* **Task**: Go through the data and copy every line in which "nkeys" appears.

* **Collected data entries**:
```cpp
inline int chol_local_keys(const Packed& k, std::vector<int>& spp, PairKeys& keyed) {
    const int ns = k.n_slots;
    const std::vector<long long> cut = pack_cuts(ns, 400000, 64);
    const int nch = (int)cut.size() - 1;
    spp.resize((size_t)ns + 1);
    spp[0] = 0;
    std::vector<long long> total(nch, 0), nkeys(nch, 0);
    pack_parallel_chunks(cut, [&](int t, long long s0, long long s1) {
        int run = 0;
        if (s1 < ns && k.slot_cam[s1] >= 0)
            for (long long s = s1 + 1; s < ns && k.slot_cam[s] >= 0 && k.slot_pt[s] == k.slot_pt[s1]; ++s) ++run;
        long long sum = 0, keys = 0;
        for (long long s = s1 - 1; s >= s0; --s) {
            if (k.slot_cam[s] < 0) run = 0;
            else run = (s + 1 < ns && k.slot_cam[s + 1] >= 0 && k.slot_pt[s + 1] == k.slot_pt[s]) ? run + 1 : 0;
            spp[s + 1] = run;
            sum += run;
            if (k.tile_ncam[s / 64] <= 0) keys += run;
        }
        total[t] = sum; nkeys[t] = keys;
    });
    std::vector<long long> base(nch + 1, 0), kbase(nch + 1, 0);
    for (int t = 0; t < nch; ++t) { base[t + 1] = base[t] + total[t]; kbase[t + 1] = kbase[t] + nkeys[t]; }
    if (base[nch] > INT32_MAX) return XRSFM_BA_EINVAL;
    const int n_obs_pairs = (int)base[nch];
    const std::vector<long long> tcut = pack_cuts(k.n_tiles, 8000, 1);
    const int ntc = (int)tcut.size() - 1;
    std::vector<long long> gkeys(ntc, 0);
    pack_parallel_chunks(tcut, [&](int t, long long t0, long long t1) {
        long long n = 0;
        for (long long tile = t0; tile < t1; ++tile) {
            const int C = k.tile_ncam[tile];
            if (C <= 0) continue;
            const unsigned char* cell = k.gt_cell.data() + k.tile_gt_off[tile];
            for (int a = 0; a < C; ++a)
                for (int b = a + 1; b < C; ++b) n += cell[a * C + b] != 0;
        }
        gkeys[t] = n;
    });
    std::vector<long long> gbase(ntc + 1, kbase[nch]);
    for (int t = 0; t < ntc; ++t) gbase[t + 1] = gbase[t] + gkeys[t];
    if (gbase[ntc] > INT32_MAX) return XRSFM_BA_EINVAL;
    keyed.clear();
    keyed.resize((size_t)gbase[ntc]);
    std::vector<char> bad(nch, 0);
    pack_parallel_chunks(cut, [&](int t, long long s0, long long s1) {
        int acc = (int)base[t];
        PairKey* out = keyed.data() + kbase[t];
        for (long long s = s0; s < s1; ++s) {
            const int start = acc, np = spp[s + 1];
            acc += np;
            spp[s + 1] = acc;
            if (np == 0) continue;
            const bool gram = k.tile_ncam[s / 64] > 0;
            const unsigned long long ca = (unsigned)k.slot_cam[s];
            for (int dd = 1; dd <= np; ++dd) {
                const unsigned long long cb = (unsigned)k.slot_cam[s + dd];
                if (cb <= ca) { bad[t] = 1; return; }
                if (!gram) *out++ = PairKey{(cb << 32) | ca, start + dd - 1};
            }
        }
    });
    for (int t = 0; t < nch; ++t) if (bad[t]) return kErrDuplicateObs;
    pack_parallel_chunks(tcut, [&](int t, long long t0, long long t1) {
        int cams[64];
        PairKey* out = keyed.data() + gbase[t];
        for (long long tile = t0; tile < t1; ++tile) {
            const int C = k.tile_ncam[tile];
            if (C <= 0) continue;
            for (int q = 0; q < 64 && k.slot_cam[64 * tile + q] >= 0; ++q) cams[k.slot_cidx[64 * tile + q]] = k.slot_cam[64 * tile + q];
            const unsigned char* cell = k.gt_cell.data() + k.tile_gt_off[tile];
            for (int a = 0; a < C; ++a)
                for (int b = a + 1; b < C; ++b)
                    if (cell[a * C + b])
                        *out++ = PairKey{((unsigned long long)(unsigned)cams[b] << 32) | (unsigned)cams[a], n_obs_pairs + k.tile_gt_off[tile] + a * C + b};
        }
    });
    if (keyed.size() < 50000) { std::sort(keyed.begin(), keyed.end()); return 0; }
    int cam_bits = 1;
    while (cam_bits < 32 && (1ll << cam_bits) < (long long)k.n_cams) ++cam_bits;
    PairKeys tmp(keyed.size());
    const unsigned hw = std::thread::hardware_concurrency();
    const int nt = (keyed.size() < 2000000 || hw < 2) ? 1 : (int)std::min<unsigned>(16u, hw);
    std::vector<long long> rc(nt + 1);
    for (int t = 0; t <= nt; ++t) rc[t] = (long long)(keyed.size() * (size_t)t / (size_t)nt);
    std::vector<std::vector<unsigned>> hist(nt);
    auto pass = [&](int shift, int bits) {
        const size_t nb = (size_t)1 << bits;
        const unsigned long long mask = nb - 1;
        pack_parallel_chunks(rc, [&](int t, long long i0, long long i1) {
            std::vector<unsigned>& h = hist[t];
            h.assign(nb, 0u);
            for (long long i = i0; i < i1; ++i) h[(keyed[i].first >> shift) & mask]++;
        });
        unsigned run = 0;
        for (size_t b = 0; b < nb; ++b)
            for (int t = 0; t < nt; ++t) { const unsigned v = hist[t][b]; hist[t][b] = run; run += v; }
        pack_parallel_chunks(rc, [&](int t, long long i0, long long i1) {
            std::vector<unsigned>& h = hist[t];
            for (long long i = i0; i < i1; ++i) { const auto& e = keyed[i]; tmp[h[(e.first >> shift) & mask]++] = e; }
        });
        keyed.swap(tmp);
    };
    for (int field = 0; field < 2; ++field)
        for (int done = 0; done < cam_bits; done += 16) pass(32 * field + done, std::min(16, cam_bits - done));
    return 0;
}

namespace plan_detail {
struct CamGraph {
    std::vector<int> ptr, adj;
    int degree(int c) const { return ptr[c + 1] - ptr[c]; }
};
inline CamGraph cam_graph(int Nc, const std::vector<int>& blk_rc, int n_blocks) {
    CamGraph G;
    G.ptr.assign(Nc + 1, 0);
    for (int b = 0; b < n_blocks; ++b) { G.ptr[blk_rc[2 * b] + 1]++; G.ptr[blk_rc[2 * b + 1] + 1]++; }
    for (int c = 0; c < Nc; ++c) G.ptr[c + 1] += G.ptr[c];
    G.adj.resize(G.ptr[Nc]);
    std::vector<int> raw(G.ptr[Nc]), fill(G.ptr.begin(), G.ptr.end() - 1);
    for (int b = 0; b < n_blocks; ++b) {
        const int r = blk_rc[2 * b], c = blk_rc[2 * b + 1];
        raw[fill[r]++] = c; raw[fill[c]++] = r;
    }
    std::vector<int> by_degree(Nc);
    for (int c = 0; c < Nc; ++c) by_degree[c] = c;
    std::sort(by_degree.begin(), by_degree.end(), [&](int a, int b) { return G.degree(a) != G.degree(b) ? G.degree(a) < G.degree(b) : a < b; });
    fill.assign(G.ptr.begin(), G.ptr.end() - 1);
    for (int v : by_degree)
        for (int q = G.ptr[v]; q < G.ptr[v + 1]; ++q) G.adj[fill[raw[q]]++] = v;
    return G;
}
inline std::vector<int> rcm_order(const CamGraph& G) {
    const int Nc = (int)G.ptr.size() - 1;
    const std::vector<int>& ptr = G.ptr;
    const std::vector<int>& adj = G.adj;
    auto degree = [&](int c) { return ptr[c + 1] - ptr[c]; };
    std::vector<int> order; order.reserve(Nc);
    std::vector<int> lvl(Nc, -1), queue;
    std::vector<char> done(Nc, 0);
    auto bfs = [&](int root, int* depth) {
        queue.clear(); queue.push_back(root); lvl[root] = 0;
        size_t head = 0;
// ... 853 lines not shown
```

xrsfm_amd/csrc/xrsfm_ba.hip:

```cpp
#include <dlfcn.h>
#include <hip/hip_runtime.h>

#include <algorithm>
#include <chrono>
#include <condition_variable>
#include <deque>
#include <cmath>
#include <cstdio>
#include <cstdlib>
#include <cstring>
#include <map>
#include <mutex>
#include <thread>
#include <type_traits>
#include <vector>

#include "../../include/xrsfm_ba.h"
#include "ba_chol.h"
#include "ba_cov.h"
#include "ba_filter.h"
#include "ba_kernels.h"
#include "ba_lba.h"
#include "ba_pack.h"
#include "ba_plan.h"
#include "ba_pnp.h"
#include "ba_init.h"
#include "ba_fund.h"
#include "ba_match.h"
#include "ba_refine.h"
#include "ba_tri.h"
#include "ba_trust_region.h"
#include "ba_wide.h"
#include "ba_pack_dev.h"
#include "pose_graph.h"
#include "tag_refine.h"

using namespace xba;
static_assert(kCamsPerTileDev == kCamsPerTile, "k_lv_factor / k_lv_bwd index tile_cam with the device constant, the plan fills it with the host constant");
static_assert(kNB == kPlanTile, "tile size of the kernels (ba_chol.h) and of the plan (ba_plan.h)");

#define HIPCHK(expr)                                                                           \
    do {                                                                                       \
        hipError_t e_ = (expr);                                                                \
        if (e_ != hipSuccess) {                                                                \
            fprintf(stderr, "[xrsfm_ba] HIP error %s at %s:%d: %s\n", hipGetErrorName(e_),   \
                    __FILE__, __LINE__, #expr);                                                \
            return XRSFM_BA_ENODEV;                                                            \
        }                                                                                      \
    } while (0)

namespace {
struct UniqueId { char internal[128]; };
struct Rccl {
    void* lib = nullptr;
    int (*GetUniqueId)(UniqueId*) = nullptr;
    int (*CommInitRank)(void**, int, UniqueId, int) = nullptr;
    int (*AllReduce)(const void*, void*, size_t, int, int, void*, hipStream_t) = nullptr;
    int (*CommDestroy)(void*) = nullptr;
    int (*CommAbort)(void*) = nullptr;
};
Rccl g_rccl;
bool load_rccl() {
    if (g_rccl.lib) return true;
    const char* names[] = {"librccl.so.1", "librccl.so", "/opt/rocm/lib/librccl.so.1"};
    for (const char* n : names) {
        g_rccl.lib = dlopen(n, RTLD_NOW | RTLD_GLOBAL);
        if (g_rccl.lib) break;
    }
    if (!g_rccl.lib) return false;
    g_rccl.GetUniqueId = (int (*)(UniqueId*))dlsym(g_rccl.lib, "ncclGetUniqueId");
    g_rccl.CommInitRank = (int (*)(void**, int, UniqueId, int))dlsym(g_rccl.lib, "ncclCommInitRank");
    g_rccl.AllReduce = (int (*)(const void*, void*, size_t, int, int, void*, hipStream_t))dlsym(g_rccl.lib, "ncclAllReduce");
    g_rccl.CommDestroy = (int (*)(void*))dlsym(g_rccl.lib, "ncclCommDestroy");
    g_rccl.CommAbort = (int (*)(void*))dlsym(g_rccl.lib, "ncclCommAbort");
    return g_rccl.GetUniqueId && g_rccl.CommInitRank && g_rccl.AllReduce && g_rccl.CommDestroy;
}
constexpr int kNcclFloat64 = 8;
constexpr int kNcclSum = 0, kNcclMax = 2;

enum Kid {
    K_LINEARIZE = 0, K_COST, K_CAM_SEGSUM, K_SCHUR_PREP, K_SCHUR_MATVEC, K_PCG_VEC, K_BACKSUB, K_SCHUR_PAIRS, K_BLOCK_SEGSUM,
    K_DENSE_FILL, K_POTRF, K_TRSM, K_UPDATE, K_TRISOLVE, K_LBA, K_SMALL, K_COUNT
};
const char* kKidName[K_COUNT] = {
    "k_linearize", "k_cost", "k_cam_segsum", "k_schur_prep", "k_schur_matvec", "k_pcg_update", "k_backsub", "k_schur_pairs",
    "k_block_segsum", "k_dense_fill", "k_potrf", "k_trsm", "k_update", "k_fwd_bwd", "k_lba_resident", "small_kernels"};

constexpr int kMaxRanks = 64;
constexpr int kCholMaxN = 12288;
constexpr size_t kCholMaxBytes = (size_t)96 << 30;
}

struct CholHost {
    bool ready = false;
    CholDev dev{};
    int n_blocks = 0, n_pairs = 0, n_tiles_nz = 0, T = 0;
    int *slot_pair_ptr = nullptr, *pair_dst = nullptr, *blk_ptr = nullptr, *blk_rc = nullptr;
    double *scat2 = nullptr, *Sblk = nullptr;
    bool bwd_push = false;
    bool bwd_chunk = false; int4* bc_chunks = nullptr; std::vector<int> bc_off; double* bc_part = nullptr; unsigned* bc_ctr = nullptr;
    int gram4 = 1;
    bool pair_from_v = false; int2* ent_src = nullptr; double* pair_v = nullptr;
    int* tiles_nz = nullptr;
    size_t pairs_shm = 0, pairs_shm_big = 0;
    int* pairs_items = nullptr; int n_pairs_small = 0, n_pairs_big = 0, n_pairs_other = 0;
    int gram_n[8] = {0}; size_t gram_shm[8] = {0};
    bool gram_merge = true;
    int sgroup = 1; int* sgrp = nullptr;
    hipStream_t aux = nullptr; hipEvent_t ev_fork = nullptr, ev_join = nullptr;
    int* cols_flat = nullptr;
    std::vector<int> cols_off;
    int* bw2_ent = nullptr; std::vector<int> bw2_off, bw2_link;
    bool use_levels = false, panel_ll = false;
    bool lookahead = false;
    int n_levels = 0;
    int *lv_k = nullptr, *lv_tgt = nullptr, *lv_cptr = nullptr, *lv_cj = nullptr;
    int *lv_bptr = nullptr, *lv_bi = nullptr;
    std::vector<int> lv_k_off, lv_tgt_off;
    int* bw_order = nullptr; unsigned char* bw_final = nullptr; unsigned long long* bw_gx = nullptr; unsigned* bw_ctr = nullptr;
    bool bw_debug_timeout = false;
    int bw_n = 0; unsigned bw_launches = 0; bool bwd_all = false;
    int *sp_tgt = nullptr, *sp_q = nullptr, *sp_rt = nullptr, *sp_rp = nullptr;
    int* sp_slot = nullptr;
    int la_depth = 0; std::vector<int> sp_e_cnt; std::vector<hipEvent_t> la_ev_factor, la_ev_early;
    std::vector<int> sp_chunk_off, sp_rt_off, mp_off;
    int *mp_chunk = nullptr, *mp_wg = nullptr;
    double* sp_work = nullptr; int sp_max_chunks = 0;
    int *fz_tile = nullptr, *fz_dptr = nullptr, *fz_dj = nullptr, *tile_cam = nullptr;
    int *md_tgt = nullptr, *md_q = nullptr, *md_cj = nullptr, *fz_late = nullptr;
    std::vector<int> md_off; int md_max = 0; double* md_work = nullptr;
    int *fz_q = nullptr, *fill_rest = nullptr; int n_fill_rest = 0;
    bool rest_apart = false;
    int32_t facts[16] = {0};
    bool S_filled = false;
    std::vector<int> fz_off;
    int *tf_ptr = nullptr, *tf_ent = nullptr;
    std::vector<int> cam_off_host;
    std::vector<int> tile_map_host; size_t S_doubles = 0;
    std::vector<int> lv_k_host, lv_bptr_host, lv_bi_host;
    int ordering = 0;
};
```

* **Answer for the task**:
    std::vector<long long> total(nch, 0), nkeys(nch, 0);
        total[t] = sum; nkeys[t] = keys;
    for (int t = 0; t < nch; ++t) { base[t + 1] = base[t] + total[t]; kbase[t + 1] = kbase[t] + nkeys[t]; }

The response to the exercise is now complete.